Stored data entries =
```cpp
hipError_t launch_bootstrap(const char* xb, const void* xq_pad, int n_rows, unsigned nq_pad, int k, float* scores,
                            unsigned long long* run_keys, unsigned* run_n, float* tau, unsigned long long* stat,
                            unsigned* overflow, hipStream_t st, int run_stride, int tau_rank) {
  if (run_stride <= 0) run_stride = k;
  if (tau_rank <= 0 || tau_rank > k) tau_rank = k;
  const int s_stride = (n_rows + 31) / 32 * 32;
  const unsigned row_tiles = (unsigned)(s_stride / 32);
  const unsigned per_wg = kBootWaves * kBootTilesPerWave;
  hipLaunchKernelGGL(bootstrap_scores, dim3((row_tiles + per_wg - 1) / per_wg, nq_pad / 32), dim3(kBootWaves * 64), 0, st,
                     xb, xq_pad, n_rows, s_stride, scores);
#define PROQA_SELECT_CASE(E)                                                                                            \
  hipLaunchKernelGGL(bootstrap_select<E>, dim3(nq_pad), dim3(kMergeThreads), 0, st, scores, n_rows, s_stride, k, run_stride, \
                     run_keys, run_n, tau, stat, overflow, tau_rank)
  if (n_rows <= 4 * kMergeThreads)
    PROQA_SELECT_CASE(4);
  else if (n_rows <= 8 * kMergeThreads)
    PROQA_SELECT_CASE(8);
  else if (n_rows <= 16 * kMergeThreads)
    PROQA_SELECT_CASE(16);
  else
    PROQA_SELECT_CASE(32);
#undef PROQA_SELECT_CASE
  static_assert(kBootstrapMaxRows == 32 * kMergeThreads, "largest select");
  return hipGetLastError();
// ... 61 lines not shown
    else
      hipLaunchKernelGGL((topk_merge<kMergeF16, kMaxSortKeys>), dim3(nq_pad), dim3(kMergeThreads), 0, st, a);
  }
  return hipGetLastError();
}

static const bool kDebugNoHit = getenv("PROQA_DEBUG_NOHIT") != nullptr;

hipError_t launch_prep_queries(const void* xq, int dtype, long long nq, long long nq_pad, void* xq_pad,
                               float* tau, unsigned* run_n, unsigned long long* stat, const unsigned char* done,
                               bool reset_stat, unsigned* inexact, unsigned* overflow, hipStream_t st, unsigned* short_rounds) {
  const long long n = nq_pad * kDim;
  hipLaunchKernelGGL(prep_queries, dim3((unsigned)((n + 255) / 256)), dim3(256), 0, st, xq, dtype, nq, nq_pad,
                     (_Float16*)xq_pad, tau, run_n, stat, done, reset_stat ? 1 : 0, inexact,
                     kDebugNoHit ? 1 : 0, overflow, short_rounds);
  return hipGetLastError();
}

hipError_t launch_finalize(const unsigned long long* run_keys, const unsigned* run_n, long long nq, int page_k,
                           long long idx_offset, float* D, long long* I, int out_stride, int out_offset,
                           const unsigned* overflow, unsigned* status, SearchMirror* mirror, const unsigned long long* stat,
                           hipStream_t st, const unsigned long long* stat_nominated) {
  const long long n = nq * page_k;
  if (n == 0) return hipSuccess;
  hipLaunchKernelGGL(finalize_topk, dim3((unsigned)((n + 255) / 256)), dim3(256), 0, st, run_keys, run_n,
                     nq, page_k, idx_offset, D, I, out_stride, out_offset, overflow, status, mirror, stat, stat_nominated);
  return hipGetLastError();
}

hipError_t launch_merge_lists(const float* D_parts, const long long* I_parts, int n_parts, long long nq,
// ... 91 lines not shown
```

Baseline: 485,400 queries/s.

## Tighten int8 nomination bound with kappa, fuse query prep, widen bootstrap query tiles

Replaces the int8 nomination error bound with a per-block term that combines the row norm and a kappa-scaled residual. Kappa is the median norm ratio measured on sampled rows by a new kernel, and the tighter bound is meant to let fewer false nominees through to fp16 re-scoring. It also fuses fp16 query padding with int8 query quantisation into one kernel to save a launch and a pass over the queries. Separately, bootstrap_scores now handles two 32-query blocks per workgroup to reuse the loaded row fragments. It adds debug entry points for reading device state, and the correctness of the new bound depends on the kappa estimate being a valid bound.

```diff
diff --git a/proqa_amd/csrc/mips_index.cpp b/proqa_amd/csrc/mips_index.cpp
--- a/proqa_amd/csrc/mips_index.cpp
+++ b/proqa_amd/csrc/mips_index.cpp
@@ -157,6 +157,7 @@
                         ? atoi(getenv("PROQA_FILTER_QW")) : 2;
 const bool kDebugRounds = debug_flag("PROQA_DEBUG_ROUNDS");
 const bool kDeepRing = getenv("PROQA_I8_DEEP_RING") && atoi(getenv("PROQA_I8_DEEP_RING")) != 0;
+const bool kFusedPrep = !(getenv("PROQA_FUSED_PREP") && atoi(getenv("PROQA_FUSED_PREP")) == 0);
 const bool kRowSplit = !(getenv("PROQA_I8_ROW_SPLIT") && atoi(getenv("PROQA_I8_ROW_SPLIT")) == 0);
 const double kSmallMergeLimit = getenv("PROQA_NOM_SMALL_MERGE_LIMIT") ? atof(getenv("PROQA_NOM_SMALL_MERGE_LIMIT")) : 200.0;
 
@@ -293,6 +294,13 @@
   PROQA_HIP(hipStreamSynchronize(st));
   idx->q8_epoch = idx->rows_epoch;
   idx->q8_usable = h.nonfinite == 0u && h.max_inorm != 0u;
+  {
+    float f[4];
+    const unsigned w[4] = {h.kappa, h.max_resid, ~h.min_inorm_c, h.max_inorm};
+    std::memcpy(f, w, sizeof f);
+    log_line("index %p: int8 copy of %lld rows: kappa %.1f (median ||w/s|| / ||e|| of its own rows as queries), largest row residual "
+             "%.3f, block norms X_b in [%.1f, %.1f]", (void*)idx, (long long)idx->n, f[0], f[1], f[2], f[3]);
+  }
   return PROQA_OK;
 }
 
@@ -1505,7 +1513,8 @@
     }
     return PROQA_OK;
   };
-  auto setup_nominate = [&]() -> int {
+  auto decide_nominate = [&](bool* want) -> int {
+    *want = false;
     if (!nomination_eligible(idx, k)) return PROQA_OK;
     if (idx->q8_epoch != idx->rows_epoch) {
       if (idx->q8_searches_on_copy > 1) idx->q8_short_lived_builds = 0;
@@ -1528,9 +1537,36 @@
       log_line("index %p: re-probing the int8 nomination scan after %d searches on the fp16 rows", (void*)idx,
                idx->q8_suspended_searches);
     }
-    PROQA_HIP(launch_prep_queries_i8(idx->xq_pad, idx->ws_nq_pad, idx->col, idx->qstats, idx->xq8, idx->qparams, idx->stat_nom, st));
-    idx->q8_active = true;
-    ++idx->q8_searches_on_copy;
+    *want = true;
+    return PROQA_OK;
+  };
+  auto prep_page0 = [&](bool nominate) -> int {
+    bool want = false;
+    const bool fusable = nominate && kFusedPrep && (dtype == PROQA_F16 || idx->allow_rounding);
+    if (fusable)
+      if (int rc = decide_nominate(&want)) return rc;
+    if (fusable && want) {
+      const bool check_q = dtype == PROQA_F32;
+      if (check_q) PROQA_HIP(hipMemsetAsync(idx->inexact, 0, 2 * sizeof(unsigned), st));
+      PROQA_HIP(launch_prep_queries_fused(xq_dev, dtype, nq, idx->ws_nq_pad, idx->xq_pad, idx->tau, idx->run_n, idx->stat_dev,
+                                          check_q ? idx->inexact : nullptr, idx->overflow, idx->short_rounds, idx->col, idx->qstats,
+                                          idx->xq8, idx->qparams, idx->stat_nom, st));
+      if (check_q) {
+        unsigned bad = 0;
+        if (int rc = read_inexact(idx, "index_search (queries)", st, &bad)) return rc;
+      }
+    } else {
+      if (int rc = prep_first()) return rc;
+      if (nominate && !fusable)
+        if (int rc = decide_nominate(&want)) return rc;
+      if (want)
+        PROQA_HIP(launch_prep_queries_i8(idx->xq_pad, idx->ws_nq_pad, idx->col, idx->qstats, idx->xq8, idx->qparams, idx->stat_nom,
+                                         st));
+    }
+    if (want) {
+      idx->q8_active = true;
+      ++idx->q8_searches_on_copy;
+    }
     return PROQA_OK;
   };
   if (one_pass.use) {
@@ -1549,11 +1585,10 @@
   }
   const int n_pages = ceil_div<int>(k, page_size);
   if (defer && n_pages == 1 && !fallback) {
-    if (int rc = prep_first()) return rc;
+    if (int rc = prep_page0(true)) return rc;
     if (idx->exact)
       PROQA_HIP(launch_query_margins(xq_dev, dtype, nq, idx->ws_nq_pad, idx->norm_stats, idx->xq32, idx->margin,
                                      idx->tau, idx->tau_filter, st));
-    if (int rc = setup_nominate()) return rc;
     PagePlan plan;
     if (int rc = page_enqueue(idx, qw, n_qtiles, nq, nq_pad, k, false, PageOut{D_dev, (long long*)I_dev, idx_offset, k, 0}, st, true,
                               &plan, status_dev))
@@ -1579,9 +1614,7 @@
   for (int p = 0; p < n_pages; ++p) {
     const int page_k = std::min(page_size, k - p * page_size);
     if (p == 0) {
-      if (int rc = prep_first()) return rc;
-      if (n_pages == 1 && !fallback)
-        if (int rc = setup_nominate()) return rc;
+      if (int rc = prep_page0(n_pages == 1 && !fallback)) return rc;
     } else {
       PROQA_HIP(launch_prep_queries(xq_dev, dtype, nq, idx->ws_nq_pad, idx->xq_pad, idx->tau, idx->run_n, idx->stat_dev,
                                     idx->done, false, nullptr, idx->overflow, st));
@@ -2092,4 +2125,40 @@
   return proqa_topk_merge_strided_device(D_parts_dev, I_parts_dev, n_parts, nq, k, nq * k, nq * k, D_dev, I_dev, stream);
 }
 
-}
+int proqa_dev_prep_queries(proqa_index* idx, const void* xq_dev, int64_t nq, int dtype, int fused, void* stream) {
+  if (!idx || !xq_dev || nq <= 0) return fail(PROQA_EINVAL, "dev_prep_queries: bad argument");
+  if (dtype != PROQA_F16 && dtype != PROQA_F32) return fail(PROQA_EINVAL, "dev_prep_queries: bad dtype %d", dtype);
+  hipStream_t st = as_stream(stream);
+  if (int rc = ensure_workspace(idx, round_up<int64_t>(nq, 512), 1)) return rc;
+  if (int rc = ensure_q8(idx, st)) return rc;
+  if (!idx->xb8 || !idx->q8_usable) return fail(PROQA_EINVAL, "dev_prep_queries: the index has no usable int8 copy");
+  if (fused) {
+    PROQA_HIP(launch_prep_queries_fused(xq_dev, dtype, nq, idx->ws_nq_pad, idx->xq_pad, idx->tau, idx->run_n, idx->stat_dev, nullptr,
+                                        idx->overflow, idx->short_rounds, idx->col, idx->qstats, idx->xq8, idx->qparams,
+                                        idx->stat_nom, st));
+  } else {
+    PROQA_HIP(launch_prep_queries(xq_dev, dtype, nq, idx->ws_nq_pad, idx->xq_pad, idx->tau, idx->run_n, idx->stat_dev, nullptr, true,
+                                  nullptr, idx->overflow, st, idx->short_rounds));
+    PROQA_HIP(launch_prep_queries_i8(idx->xq_pad, idx->ws_nq_pad, idx->col, idx->qstats, idx->xq8, idx->qparams, idx->stat_nom, st));
+  }
+  PROQA_HIP(hipStreamSynchronize(st));
+  return PROQA_OK;
+}
+
+int proqa_dev_read_state(proqa_index* idx, int which, void* dst, int64_t* bytes) {
+  if (!idx || !dst || !bytes) return fail(PROQA_EINVAL, "dev_read_state: NULL argument");
+  const size_t q = (size_t)idx->ws_nq_pad;
+  const void* src[9] = {idx->xq_pad, idx->xq8, idx->qparams, idx->tau, idx->run_n, idx->stat_dev, idx->stat_nom, idx->short_rounds,
+                        idx->overflow};
+  const size_t size[9] = {q * kDim * 2, q * kDim, q * sizeof(NominateParams), q * sizeof(float), q * sizeof(unsigned),
+                          q * sizeof(unsigned long long), q * sizeof(unsigned long long), q * sizeof(unsigned),
+                          kOverflowWords * sizeof(unsigned)};
+  if (which < 0 || which >= 9 || !src[which]) return fail(PROQA_EINVAL, "dev_read_state: nothing to read for %d", which);
+  if ((size_t)*bytes < size[which]) return fail(PROQA_EINVAL, "dev_read_state: %zu bytes needed", size[which]);
+  PROQA_HIP(hipDeviceSynchronize());
+  PROQA_HIP(hipMemcpy(dst, src[which], size[which], hipMemcpyDeviceToHost));
+  *bytes = (int64_t)size[which];
+  return PROQA_OK;
+}
+
+}
diff --git a/proqa_amd/csrc/mips_kernels.h b/proqa_amd/csrc/mips_kernels.h
--- a/proqa_amd/csrc/mips_kernels.h
+++ b/proqa_amd/csrc/mips_kernels.h
@@ -103,8 +103,8 @@
 struct NominateParams {
   float off;
   float inv_unit;
-  float margin_r;
-  float err_norm;
+  float bias;
+  float coef;
 };
 static_assert(sizeof(NominateParams) == 16, "one 16-byte load per lane");
 struct QuantStats {
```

ASSIGNED TASK = Look through the records for the string "fusable". Copy every line that has it.

YOUR RESPONSE =
+    const bool fusable = nominate && kFusedPrep && (dtype == PROQA_F16 || idx->allow_rounding);
+    if (fusable)
+    if (fusable && want) {
+      if (nominate && !fusable)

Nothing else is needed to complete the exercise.